Limitations & Future Work¶
- Currently limited to SDEs; ODE and Flow Matching versions are future work.
- High FID: The model is optimized for density; perceptual quality (FID 5.60 / 8.89) is not SOTA.
- Requires known and regular quantization sets \(\Omega\) (e.g., 256 equidistant levels); applicability to complex or non-uniform grids is not discussed.
- The 0.27 bpd result depends on a specific quantization-aware evaluation protocol; care is needed when comparing across different metrics (e.g., dequantized vs. discrete).
Related Work & Insights¶
- vs Dequantization (ScoreFlow / Song et al. 2021): They add noise to make data continuous. QDPM integrates quantization into the reverse SDE directly, outperforming these as dequantization is shown to be suboptimal.
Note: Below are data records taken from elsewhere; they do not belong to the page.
# psipred/DMPfold2

Measured on AMD Instinct MI355X. Metric: structures/s at L=300, N_seq=2000, 10 iters+100 min, higher is better.
Workload: dtype f32 with full-width operands on the bf16 matrix cores (option precision = 2): convolution operands split exactly into 3 bf16 pieces (24 significand bits), the 6 piece products above 2^-24 accumulated in f32 by v_mfma_f32_32x32x16_bf16; vertical GRU the same way (3 bf16 pieces per operand, 6 products

## Files before the change

### dmpfold2_amd/csrc/conv_f16.h

```cpp
#pragma once
#include "common.h"
#include <cmath>
#include <vector>

namespace dmp {

typedef float ch_f32x16 __attribute__((ext_vector_type(16)));
typedef _Float16 ch_f16x8 __attribute__((ext_vector_type(8)));

#ifndef CH_PITCH_N
#define CH_PITCH_N 24
#endif
constexpr int CH_PITCH = CH_PITCH_N;
template <int NQ> struct ChShape {
  static constexpr int ROWS = 2 * NQ;
  static constexpr int HALO = ROWS + 4;
  static constexpr int RP = ROWS + 3;
  static constexpr int IN_SLOTS = 2 * 2 * HALO * CH_PITCH;
  static constexpr int IN_BYTES = IN_SLOTS * 16;
  static constexpr int PIECE = 2 * HALO * CH_PITCH;
};
constexpr int CH_HCOLS = 20;
constexpr int CH_WSLOT = 2 * 2 * 32;
constexpr int CH_WCOL = 5 * CH_WSLOT;
constexpr int CH_WBUF = 3 * CH_WSLOT;
template <int NQ> constexpr int convh_lds_bytes() { return ChShape<NQ>::IN_BYTES + 4 * CH_WBUF * 16; }
constexpr int CONVH_LDS_BYTES = convh_lds_bytes<8>();
inline int conv_split_rows(int tiles) { return 8 * tiles * tiles <= 256 ? 2 : 1; }
inline int conv_f16_grid(int tiles, int bands = 1) {
  const int nt = tiles * tiles * bands;
  return 8 * ((nt + 1) / 2);
}

__host__ __device__ inline uint16_t ch_f16_bits(float f) {
  const _Float16 h = (_Float16)f;
  return __builtin_bit_cast(uint16_t, h);
}
__host__ __device__ inline float ch_f16_f32(uint16_t b) {
  return (float)__builtin_bit_cast(_Float16, b);
}
__host__ __device__ inline void split2_f16(float x, uint16_t p[2]) {
  p[0] = ch_f16_bits(x);
  p[1] = ch_f16_bits(x - ch_f16_f32(p[0]));
}

inline float conv_weight_scale_f16(const float* w, size_t n) {
  float m = 0.f;
  for (size_t i = 0; i < n; ++i) m = std::fmax(m, std::fabs(w[i]));
  if (!(m > 0.f)) return 1.f;
  int e;
  std::frexp(m, &e);
  return std::ldexp(1.0f, 10 - e);
}

inline std::vector<uint16_t> pack_conv_weights_f16(const float* w, float scale) {
  const int tap_row[5] = {0, 2, 4, 1, 3};
  std::vector<uint16_t> q((size_t)4 * 8 * 25 * 4 * 2 * 2 * 32 * 8);
  for (int split = 0; split < 4; ++split)
    for (int g = 0; g < 8; ++g)
      for (int dx = 0; dx < 5; ++dx)
        for (int wave = 0; wave < 4; ++wave)
          for (int sl = 0; sl < 5; ++sl)
            for (int cg = 0; cg < 2; ++cg)
              for (int m = 0; m < 32; ++m)
                for (int e = 0; e < 8; ++e) {
                  const int oc = split * 128 + wave * 32 + m, ic = g * 16 + cg * 8 + e;
                  uint16_t p2[2];
                  split2_f16(scale * w[((size_t)oc * 128 + ic) * 25 + tap_row[sl] * 5 + dx], p2);
                  for (int p = 0; p < 2; ++p)
                    q[(((((((((size_t)split * 8 + g) * 5 + dx) * 4 + wave) * 5 + sl) * 2 + p) * 2 + cg) * 32 + m) * 8) + e] = p2[p];
                }
  return q;
}

#if defined(__HIPCC__) && defined(CONV_F16_KERNELS)
__device__ __forceinline__ void ch_dma16(const void* gsrc, unsigned lds_byte_addr) {
  unsigned keep;
  asm volatile("s_mov_b32 %0, m0\n\ts_mov_b32 m0, %2\n\ts_nop 0\n\tglobal_load_lds_dwordx4 %1, off\n\ts_mov_b32 m0, %0"
               : "=&s"(keep) : "v"(gsrc), "s"(lds_byte_addr) : "memory");
}
template <int N> __device__ __forceinline__ void ch_wait_vm() {
  asm volatile("s_waitcnt vmcnt(%0)" :: "n"(N) : "memory");
}
__device__ __forceinline__ ch_f32x16 ch_mfma(uint4 a, uint4 b, ch_f32x16 c) {
  return __builtin_amdgcn_mfma_f32_32x32x16_f16(__builtin_bit_cast(ch_f16x8, a),
                                                __builtin_bit_cast(ch_f16x8, b), c, 0, 0, 0);
}
__device__ __forceinline__ void ch_lane_pixel(int li, int& row, int& x) {
  const bool a = li < 4 || (li >= 12 && li < 16) || (li >= 20 && li < 28);
  row = a ? 0 : 1;
  if (a) x = li < 4 ? li : (li < 16 ? li - 8 : li - 12);
  else x = li < 12 ? li - 4 : (li < 20 ? li - 8 : li - 16);
}

template <int NQ, int NT, int PAR>
__device__ __forceinline__ void ch_column_pass(const uint4 (&a)[NT][2], const uint4* il, ch_f32x16 (&acc)[NQ]) {
  constexpr int PIECE = ChShape<NQ>::PIECE, RP = ChShape<NQ>::RP;
  uint4 bn0 = il[PAR * CH_PITCH], bn1 = il[PAR * CH_PITCH + PIECE];
#pragma unroll
  for (int r = PAR; r < RP; r += 2) {
    const uint4 b0 = bn0, b1 = bn1;
    if (r + 2 < RP) {
      bn0 = il[(r + 2) * CH_PITCH];
      bn1 = il[(r + 2) * CH_PITCH + PIECE];
    }
#pragma unroll
    for (int t = 0; t < NT; ++t) {
      const int q = (r - PAR - 2 * t) / 2;
      if (r - PAR - 2 * t >= 0 && q < NQ) acc[q] = ch_mfma(a[t][0], b1, acc[q]);
    }
#pragma unroll
    for (int t = 0; t < NT; ++t) {
      const int q = (r - PAR - 2 * t) / 2;
      if (r - PAR - 2 * t >= 0 && q < NQ) acc[q] = ch_mfma(a[t][1], b0, acc[q]);
    }
#pragma unroll
    for (int t = 0; t < NT; ++t) {
      const int q = (r - PAR - 2 * t) / 2;
      if (r - PAR - 2 * t >= 0 && q < NQ) acc[q] = ch_mfma(a[t][0], b0, acc[q]);
    }
  }
}

template <int NQ>
__global__ __launch_bounds__(256) __attribute__((amdgpu_waves_per_eu(3, 3))) void conv5x5_f16x3_kernel(const uint16_t* __restrict__ xs,
                                                               const uint16_t* __restrict__ wq,
                                                               const float* __restrict__ bias, float inv_scale,
                                                               int L, int P, int tiles, int nwork,
                                                               float* __restrict__ u, double* __restrict__ part) {
  using SH = ChShape<NQ>;
  constexpr int BANDS = 8 / NQ;
  extern __shared__ __attribute__((aligned(16))) unsigned char ch_smem[];
  const int id = blockIdx.x;
  const int xcd = id & 7, slot = id >> 3;
  const int ntiles = tiles * tiles * BANDS;
  const int tper = (ntiles + 1) >> 1;
  const int tile = (xcd >> 2) * tper + slot;
  const int split = xcd & 3;
  if (slot >= tper || tile >= ntiles) return;
  const int trow = tile / tiles, tcol = tile % tiles;
  const int ty0 = trow * SH::ROWS, tx0 = tcol * CONV_TILE;
  const int tid = threadIdx.x, lane = tid & 63;
  const int wave = __builtin_amdgcn_readfirstlane(tid >> 6);
  const int kk = lane >> 5, li = lane & 31;
  const int64_t PP = (int64_t)P * P;
  const int64_t half0 = ((int64_t)(trow / BANDS) * tiles + tcol) * 2 + (trow % BANDS);
  int prow, px;
  ch_lane_pixel(li, prow, px);
  if (BANDS == 2 && ty0 >= L) {
    if (li == 0 && prow == 0 && px == 0)
      for (int g4 = 0; g4 < 4; ++g4) {
        const int gch = split * 32 + wave * 8 + 2 * g4 + kk;
        part[(half0 * CW + gch) * 2 + 0] = 0.0;
        part[(half0 * CW + gch) * 2 + 1] = 0.0;
      }
    return;
  }

  const uint4* in_l = reinterpret_cast<const uint4*>(ch_smem);
  const uint4* w_l = reinterpret_cast<const uint4*>(ch_smem + SH::IN_BYTES) + wave * CH_WBUF;
  const unsigned lds_base = (unsigned)(size_t)(__attribute__((address_space(3))) unsigned char*)ch_smem;
  const unsigned w_lds_addr = lds_base + SH::IN_BYTES + wave * (CH_WBUF * 16);

  const uint4* xs4 = reinterpret_cast<const uint4*>(xs);
  auto in_src = [&](int e, int t) {
    const int s = e * 256 + t;
    const int sc = s < SH::IN_SLOTS ? s : 0;
    const int p = sc / SH::PIECE, r = sc % SH::PIECE;
    const int cg = r / (SH::HALO * CH_PITCH), r2 = r % (SH::HALO * CH_PITCH);
    const int yy = r2 / CH_PITCH;
    int xx = r2 % CH_PITCH;
    xx = xx < CH_HCOLS ? xx : 0;
    return (int)(((int64_t)(p * 16 + cg) * P + ty0 + yy) * P + tx0 + xx);
  };
  const uint4* wq4 = reinterpret_cast<const uint4*>(wq) + (int64_t)split * 8 * 5 * 4 * CH_WCOL +
                     (int64_t)wave * CH_WCOL + lane;
  const int b_base = (kk * SH::HALO + prow) * CH_PITCH + px;
  const int a_off = kk * 32 + li;

  ch_f32x16 acc[NQ];
#pragma unroll
  for (int q = 0; q < NQ; ++q)
#pragma unroll
    for (int r = 0; r < 16; ++r) acc[q][r] = 0.f;

  auto wdma = [&](int h) {
    const int odd = h & 1;
    const uint4* src = wq4 + (int64_t)(h >> 1) * 4 * CH_WCOL + odd * 3 * CH_WSLOT;
    if (odd) {
#pragma unroll
      for (int i = 0; i < 4; ++i) ch_dma16(src + 64 * i, w_lds_addr + 1024 * i);
    } else {
#pragma unroll
      for (int i = 0; i < 6; ++i) ch_dma16(src + 64 * i, w_lds_addr + 1024 * i);
    }
  };
  wdma(0);

  for (int g = 0; g < 8; ++g) {
    __syncthreads();
    {
      const uint4* src = xs4 + (int64_t)g * 2 * PP;
      const unsigned dst = lds_base + (wave * 64) * 16;
      int t = tid;
      asm volatile("" : "+v"(t));
#pragma unroll
      for (int e = 0; e < SH::IN_SLOTS / 256; ++e) ch_dma16(src + in_src(e, t), dst + e * 4096);
      if (wave * 64 < SH::IN_SLOTS % 256) ch_dma16(src + in_src(SH::IN_SLOTS / 256, t), dst + (SH::IN_SLOTS / 256) * 4096);
    }
    ch_wait_vm<0>();
    __syncthreads();
#pragma unroll 1
    for (int dx = 0; dx < 5; ++dx) {
      const uint4* il = in_l + b_base + dx;
      const int h0 = 2 * (g * 5 + dx);
      {
        ch_wait_vm<0>();
        uint4 a[3][2];
#pragma unroll
        for (int t = 0; t < 3; ++t) {
          a[t][0] = w_l[t * CH_WSLOT + a_off];
          a[t][1] = w_l[t * CH_WSLOT + 64 + a_off];
        }
        asm volatile("s_waitcnt lgkmcnt(0)" ::: "memory");
        wdma(h0 + 1);
        ch_column_pass<NQ, 3, 0>(a, il, acc);
      }
      {
        ch_wait_vm<0>();
        uint4 a[2][2];
#pragma unroll
        for (int t = 0; t < 2; ++t) {
          a[t][0] = w_l[t * CH_WSLOT + a_off];
          a[t][1] = w_l[t * CH_WSLOT + 64 + a_off];
        }
        asm volatile("s_waitcnt lgkmcnt(0)" ::: "memory");
        if (h0 + 2 < 80) wdma(h0 + 2);
        ch_column_pass<NQ, 2, 1>(a, il, acc);
      }
    }
  }

  const float* bsp = bias + split * 128 + wave * 32;
  const int64_t LL = (int64_t)L * L;
#pragma unroll
  for (int g4 = 0; g4 < 4; ++g4) {
    const int cl = 8 * g4 + 4 * kk;
    const int gch = split * 32 + wave * 8 + 2 * g4 + kk;
    const float b0 = bsp[cl], b1 = bsp[cl + 1], b2 = bsp[cl + 2], b3 = bsp[cl + 3];
#pragma unroll
    for (int hq = 0; hq < NQ / 4; ++hq) {
      float s1 = 0.f, s2 = 0.f;
#pragma unroll
      for (int q = 4 * hq; q < 4 * hq + 4; ++q) {
        float v = acc[q][4 * g4] * inv_scale + b0;
        v = fmaxf(v, acc[q][4 * g4 + 1] * inv_scale + b1);
        v = fmaxf(v, acc[q][4 * g4 + 2] * inv_scale + b2);
        v = fmaxf(v, acc[q][4 * g4 + 3] * inv_scale + b3);
        const int y = ty0 + 2 * q + prow, x = tx0 + px;
        if (y < L && x < L) {
          u[(int64_t)gch * LL + (int64_t)y * L + x] = v;
          s1 += v;
          s2 += v * v;
        }
      }
#pragma unroll
      for (int off = 16; off > 0; off >>= 1) {
        s1 += __shfl_xor(s1, off, 32);
        s2 += __shfl_xor(s2, off, 32);
      }
      if (li == 0) {
        part[((half0 + hq) * CW + gch) * 2 + 0] = (double)s1;
        part[((half0 + hq) * CW + gch) * 2 + 1] = (double)s2;
      }
    }
  }
}
#endif

}
```

Measured before the change: 4.384.

## Load conv weights directly into registers with software prefetch instead of LDS staging

Weights for the 5x5 conv were previously DMA'd from global memory into a per-wave LDS buffer and then read back into registers. Now each wave loads weight fragments straight from global memory into registers, prefetching the next half-column while the current column pass runs, with sched_barriers to keep that order. This frees the weight LDS region, precomputes the input-tile source offsets once, and sets launch bounds to 2 blocks per unit in place of the fixed waves-per-EU hint. The cost is higher register pressure and exposure to global memory latency on the weight loads if the prefetch does not cover it.

```diff
diff --git a/dmpfold2_amd/csrc/conv_f16.h b/dmpfold2_amd/csrc/conv_f16.h
--- a/dmpfold2_amd/csrc/conv_f16.h
+++ b/dmpfold2_amd/csrc/conv_f16.h
@@ -16,15 +16,15 @@
   static constexpr int ROWS = 2 * NQ;
   static constexpr int HALO = ROWS + 4;
   static constexpr int RP = ROWS + 3;
-  static constexpr int IN_SLOTS = 2 * 2 * HALO * CH_PITCH;
-  static constexpr int IN_BYTES = IN_SLOTS * 16;
   static constexpr int PIECE = 2 * HALO * CH_PITCH;
+  static constexpr int IN_SLOTS = 2 * PIECE;
+  static constexpr int IN_PAD = (IN_SLOTS + 63) / 64 * 64;
+  static constexpr int IN_BYTES = IN_PAD * 16;
 };
 constexpr int CH_HCOLS = 20;
 constexpr int CH_WSLOT = 2 * 2 * 32;
 constexpr int CH_WCOL = 5 * CH_WSLOT;
-constexpr int CH_WBUF = 3 * CH_WSLOT;
-template <int NQ> constexpr int convh_lds_bytes() { return ChShape<NQ>::IN_BYTES + 4 * CH_WBUF * 16; }
+template <int NQ> constexpr int convh_lds_bytes() { return ChShape<NQ>::IN_BYTES; }
 constexpr int CONVH_LDS_BYTES = convh_lds_bytes<8>();
 inline int conv_split_rows(int tiles) { return 8 * tiles * tiles <= 256 ? 2 : 1; }
 inline int conv_f16_grid(int tiles, int bands = 1) {
@@ -122,8 +122,16 @@
   }
 }
 
+template <int NT>
+__device__ __forceinline__ void ch_load_weights(const uint4* __restrict__ src, uint4 (&a)[NT][2]) {
+#pragma unroll
+  for (int t = 0; t < NT; ++t)
+#pragma unroll
+    for (int p = 0; p < 2; ++p) a[t][p] = src[t * CH_WSLOT + p * 64];
+}
+
 template <int NQ>
-__global__ __launch_bounds__(256) __attribute__((amdgpu_waves_per_eu(3, 3))) void conv5x5_f16x3_kernel(const uint16_t* __restrict__ xs,
+__global__ __launch_bounds__(256, 2) void conv5x5_f16x3_kernel(const uint16_t* __restrict__ xs,
                                                                const uint16_t* __restrict__ wq,
                                                                const float* __restrict__ bias, float inv_scale,
                                                                int L, int P, int tiles, int nwork,
@@ -158,25 +166,32 @@
   }
 
   const uint4* in_l = reinterpret_cast<const uint4*>(ch_smem);
-  const uint4* w_l = reinterpret_cast<const uint4*>(ch_smem + SH::IN_BYTES) + wave * CH_WBUF;
   const unsigned lds_base = (unsigned)(size_t)(__attribute__((address_space(3))) unsigned char*)ch_smem;
-  const unsigned w_lds_addr = lds_base + SH::IN_BYTES + wave * (CH_WBUF * 16);
 
   const uint4* xs4 = reinterpret_cast<const uint4*>(xs);
-  auto in_src = [&](int e, int t) {
-    const int s = e * 256 + t;
+  constexpr int NE = (SH::IN_PAD + 255) / 256;
+  int in_src[NE];
+#pragma unroll
+  for (int e = 0; e < NE; ++e) {
+    const int s = e * 256 + tid;
     const int sc = s < SH::IN_SLOTS ? s : 0;
     const int p = sc / SH::PIECE, r = sc % SH::PIECE;
     const int cg = r / (SH::HALO * CH_PITCH), r2 = r % (SH::HALO * CH_PITCH);
     const int yy = r2 / CH_PITCH;
     int xx = r2 % CH_PITCH;
     xx = xx < CH_HCOLS ? xx : 0;
-    return (int)(((int64_t)(p * 16 + cg) * P + ty0 + yy) * P + tx0 + xx);
+    in_src[e] = (int)(((int64_t)(p * 16 + cg) * P + ty0 + yy) * P + tx0 + xx);
+  }
+  auto tile_dma = [&](int g) {
+    const uint4* src = xs4 + (int64_t)g * 2 * PP;
+    const unsigned dst = lds_base + (wave * 64) * 16;
+#pragma unroll
+    for (int e = 0; e < SH::IN_PAD / 256; ++e) ch_dma16(src + in_src[e], dst + e * 4096);
+    if (wave * 64 < SH::IN_PAD % 256) ch_dma16(src + in_src[NE - 1], dst + (SH::IN_PAD / 256) * 4096);
   };
-  const uint4* wq4 = reinterpret_cast<const uint4*>(wq) + (int64_t)split * 8 * 5 * 4 * CH_WCOL +
-                     (int64_t)wave * CH_WCOL + lane;
+  const uint4* wcol = reinterpret_cast<const uint4*>(wq) + (int64_t)split * 8 * 5 * 4 * CH_WCOL +
+                      (int64_t)wave * CH_WCOL + lane;
   const int b_base = (kk * SH::HALO + prow) * CH_PITCH + px;
-  const int a_off = kk * 32 + li;
 
   ch_f32x16 acc[NQ];
 #pragma unroll
@@ -184,59 +199,32 @@
 #pragma unroll
     for (int r = 0; r < 16; ++r) acc[q][r] = 0.f;
 
-  auto wdma = [&](int h) {
-    const int odd = h & 1;
-    const uint4* src = wq4 + (int64_t)(h >> 1) * 4 * CH_WCOL + odd * 3 * CH_WSLOT;
-    if (odd) {
-#pragma unroll
-      for (int i = 0; i < 4; ++i) ch_dma16(src + 64 * i, w_lds_addr + 1024 * i);
-    } else {
-#pragma unroll
-      for (int i = 0; i < 6; ++i) ch_dma16(src + 64 * i, w_lds_addr + 1024 * i);
-    }
-  };
-  wdma(0);
+  uint4 ae[3][2], ao[2][2];
+  ch_load_weights<3>(wcol, ae);
+  __builtin_amdgcn_sched_barrier(0);
 
   for (int g = 0; g < 8; ++g) {
     __syncthreads();
-    {
-      const uint4* src = xs4 + (int64_t)g * 2 * PP;
-      const unsigned dst = lds_base + (wave * 64) * 16;
-      int t = tid;
-      asm volatile("" : "+v"(t));
-#pragma unroll
-      for (int e = 0; e < SH::IN_SLOTS / 256; ++e) ch_dma16(src + in_src(e, t), dst + e * 4096);
-      if (wave * 64 < SH::IN_SLOTS % 256) ch_dma16(src + in_src(SH::IN_SLOTS / 256, t), dst + (SH::IN_SLOTS / 256) * 4096);
-    }
+    tile_dma(g);
     ch_wait_vm<0>();
     __syncthreads();
+    const uint4* in_g = in_l + b_base;
 #pragma unroll 1
     for (int dx = 0; dx < 5; ++dx) {
-      const uint4* il = in_l + b_base + dx;
-      const int h0 = 2 * (g * 5 + dx);
+      const uint4* il = in_g + dx;
       {
-        ch_wait_vm<0>();
-        uint4 a[3][2];
-#pragma unroll
-        for (int t = 0; t < 3; ++t) {
-          a[t][0] = w_l[t * CH_WSLOT + a_off];
-          a[t][1] = w_l[t * CH_WSLOT + 64 + a_off];
-        }
-        asm volatile("s_waitcnt lgkmcnt(0)" ::: "memory");
-        wdma(h0 + 1);
-        ch_column_pass<NQ, 3, 0>(a, il, acc);
+        __builtin_amdgcn_sched_barrier(0);
+        ch_load_weights<2>(wcol + 3 * CH_WSLOT, ao);
+        __builtin_amdgcn_sched_barrier(0);
+        ch_column_pass<NQ, 3, 0>(ae, il, acc);
       }
       {
-        ch_wait_vm<0>();
-        uint4 a[2][2];
-#pragma unroll
-        for (int t = 0; t < 2; ++t) {
-          a[t][0] = w_l[t * CH_WSLOT + a_off];
-          a[t][1] = w_l[t * CH_WSLOT + 64 + a_off];
-        }
-        asm volatile("s_waitcnt lgkmcnt(0)" ::: "memory");
-        if (h0 + 2 < 80) wdma(h0 + 2);
-        ch_column_pass<NQ, 2, 1>(a, il, acc);
+        const uint4* wnext = wcol + (g * 5 + dx < 39 ? 4 * CH_WCOL : 0);
+        __builtin_amdgcn_sched_barrier(0);
+        ch_load_weights<3>(wnext, ae);
+        __builtin_amdgcn_sched_barrier(0);
+        ch_column_pass<NQ, 2, 1>(ao, il, acc);
+        wcol = wnext;
       }
     }
   }
```

New measurement: 4.383. No clear change (-0.0%).
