constexpr float kLowScale = 2048.f;
__device__ __forceinline__ void split2(float x, float y, unsigned &h, unsigned &l) {
    const f32x2 xy = {x, y};
    const f16x2 hv = __builtin_convertvector(xy, f16x2);
    const f32x2 r = {(x - (float)hv[0]) * kLowScale, (y - (float)hv[1]) * kLowScale};
    const f16x2 lv = __builtin_convertvector(r, f16x2);
    h = __builtin_bit_cast(unsigned, hv);
    l = __builtin_bit_cast(unsigned, lv);
}
__device__ __forceinline__ void split4(float x0, float x1, float x2, float x3, uint2 &h, uint2 &l) {
    split2(x0, x1, h.x, l.x);
    split2(x2, x3, h.y, l.y);
}
__device__ __forceinline__ void mfma_x3(f32x4 &acc, f32x4 &acl, const f16x8 (&a)[2], const f16x8 (&b)[2]) {
    acl = __builtin_amdgcn_mfma_f32_16x16x32_f16(a[1], b[0], acl, 0, 0, 0);
    acl = __builtin_amdgcn_mfma_f32_16x16x32_f16(a[0], b[1], acl, 0, 0, 0);
    acc = __builtin_amdgcn_mfma_f32_16x16x32_f16(a[0], b[0], acc, 0, 0, 0);
}
constexpr int kLdh = 32;
__device__ int *g_gemm_range_flag;
__device__ unsigned *g_gemm_absmax;
constexpr float kF16Max = 65504.f;
constexpr int kW128M = 4, kW128N = 2, kW256M = 8, kW256N = 1;
__device__ __forceinline__ int swz(int row) { return (0x78 >> (((row >> 2) & 3) * 2)) & 3; }

__device__ __forceinline__ int f32_off(int row, int k) { return row * 32 + ((((k >> 2) ^ (row & 7)) << 2) | (k & 3)); }
template <int TM, int TN>
__device__ __forceinline__ void mfma_f32_step(const float *__restrict__ Af, const float *__restrict__ Bf, int arow, int brow, int kg,
                                              f32x4 (&acc)[TM][TN]) {
    float4 a0[TM], a1[TM], b0[TN], b1[TN];
#pragma unroll
    for (int a = 0; a < TM; ++a) {
        a0[a] = *reinterpret_cast<const float4 *>(Af + f32_off(arow + a * 16, 8 * kg));
        a1[a] = *reinterpret_cast<const float4 *>(Af + f32_off(arow + a * 16, 8 * kg + 4));
    }
#pragma unroll
    for (int b = 0; b < TN; ++b) {
        b0[b] = *reinterpret_cast<const float4 *>(Bf + f32_off(brow + b * 16, 8 * kg));
        b1[b] = *reinterpret_cast<const float4 *>(Bf + f32_off(brow + b * 16, 8 * kg + 4));
    }
#define GRL_F32_STEP(AV, BV)                                                                                          \
    _Pragma("unroll") for (int a = 0; a < TM; ++a)                                                                    \
        _Pragma("unroll") for (int b = 0; b < TN; ++b) acc[a][b] = __builtin_amdgcn_mfma_f32_16x16x4f32(AV, BV, acc[a][b], 0, 0, 0);
    GRL_F32_STEP(a0[a].x, b0[b].x) GRL_F32_STEP(a0[a].y, b0[b].y) GRL_F32_STEP(a0[a].z, b0[b].z) GRL_F32_STEP(a0[a].w, b0[b].w)
    GRL_F32_STEP(a1[a].x, b1[b].x) GRL_F32_STEP(a1[a].y, b1[b].y) GRL_F32_STEP(a1[a].z, b1[b].z) GRL_F32_STEP(a1[a].w, b1[b].w)
#undef GRL_F32_STEP
}

template <class T, class = void> struct ag_has_ctx : std::false_type {};
template <class T> struct ag_has_ctx<T, std::void_t<decltype(std::declval<const T &>().wg_ctx(0))>> : std::true_type {};
template <class AG> __device__ __forceinline__ auto ag_ctx(const AG &ag, int m0) {
    if constexpr (ag_has_ctx<AG>::value) return ag.wg_ctx(m0);
    else return m0;
}
template <class AG, class C> __device__ __forceinline__ bool ag_tile_ok(const AG &ag, const C &c, int m0, int k0) {
    if constexpr (ag_has_ctx<AG>::value) return ag.tile_ok_c(c, k0);
    else return ag.tile_ok(m0, k0);
}
template <class AG, class C> __device__ __forceinline__ int ag_bk(const AG &ag, const C &c, int m0, int k0) {
    if constexpr (ag_has_ctx<AG>::value) return ag.bk_c(c, k0);
    else return ag.bk(k0, m0);
}
template <class T, class = void> struct ag_has_n_ok : std::false_type {};
template <class T> struct ag_has_n_ok<T, std::void_t<decltype(std::declval<const T &>().n_ok(0, 0))>> : std::true_type {};
template <class T, class = void> struct ag_has_i_ok : std::false_type {};
template <class T> struct ag_has_i_ok<T, std::void_t<decltype(std::declval<const T &>().i_ok(0, 0))>> : std::true_type {};
template <class T, class = void> struct ag_pair_n : std::false_type {};
template <class T> struct ag_pair_n<T, std::void_t<decltype(T::kPairN)>> : std::bool_constant<T::kPairN> {};
template <class T, class = void> struct ag_pair_i : std::false_type {};
template <class T> struct ag_pair_i<T, std::void_t<decltype(T::kPairI)>> : std::bool_constant<T::kPairI> {};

- vs VDM / DDPM Discrete Outputs: These methods use a discrete/categorical head at \(t_{\min}\). QDPM ensures the entire reverse SDE converges to quantized points naturally, requiring no \(t_{\min}\).
- vs Soft Truncation (Kim et al. 2022): Soft truncation alleviates numerical instability by personalizing \(t_{\min}\) but still requires truncation. QDPM's parameterization removes the need for \(t_{\min}\) entirely.
- vs DPM-Solver++ (Lu et al. 2022): Both use closed-form solutions, but QDPM requires discretization in \(u\)-space due to the VE-SDE's unbounded nature, whereas DPM-Solver++ uses \(\lambda\)-space for VP-SDE.
Rating¶
- Novelty: ⭐⭐⭐⭐⭐ Innovative use of fixed-points to bake quantization into structure.
- Experimental Thoroughness: ⭐⭐⭐⭐ Dominant in density estimation, though FID and dataset diversity are limited.
- Writing Quality: ⭐⭐⭐⭐⭐ Clear, logical progression from motivation to theoretical proof.
- Value: ⭐⭐⭐⭐⭐ A milestone for diffusion-based density estimation, breaking the 1.0 bpd barrier.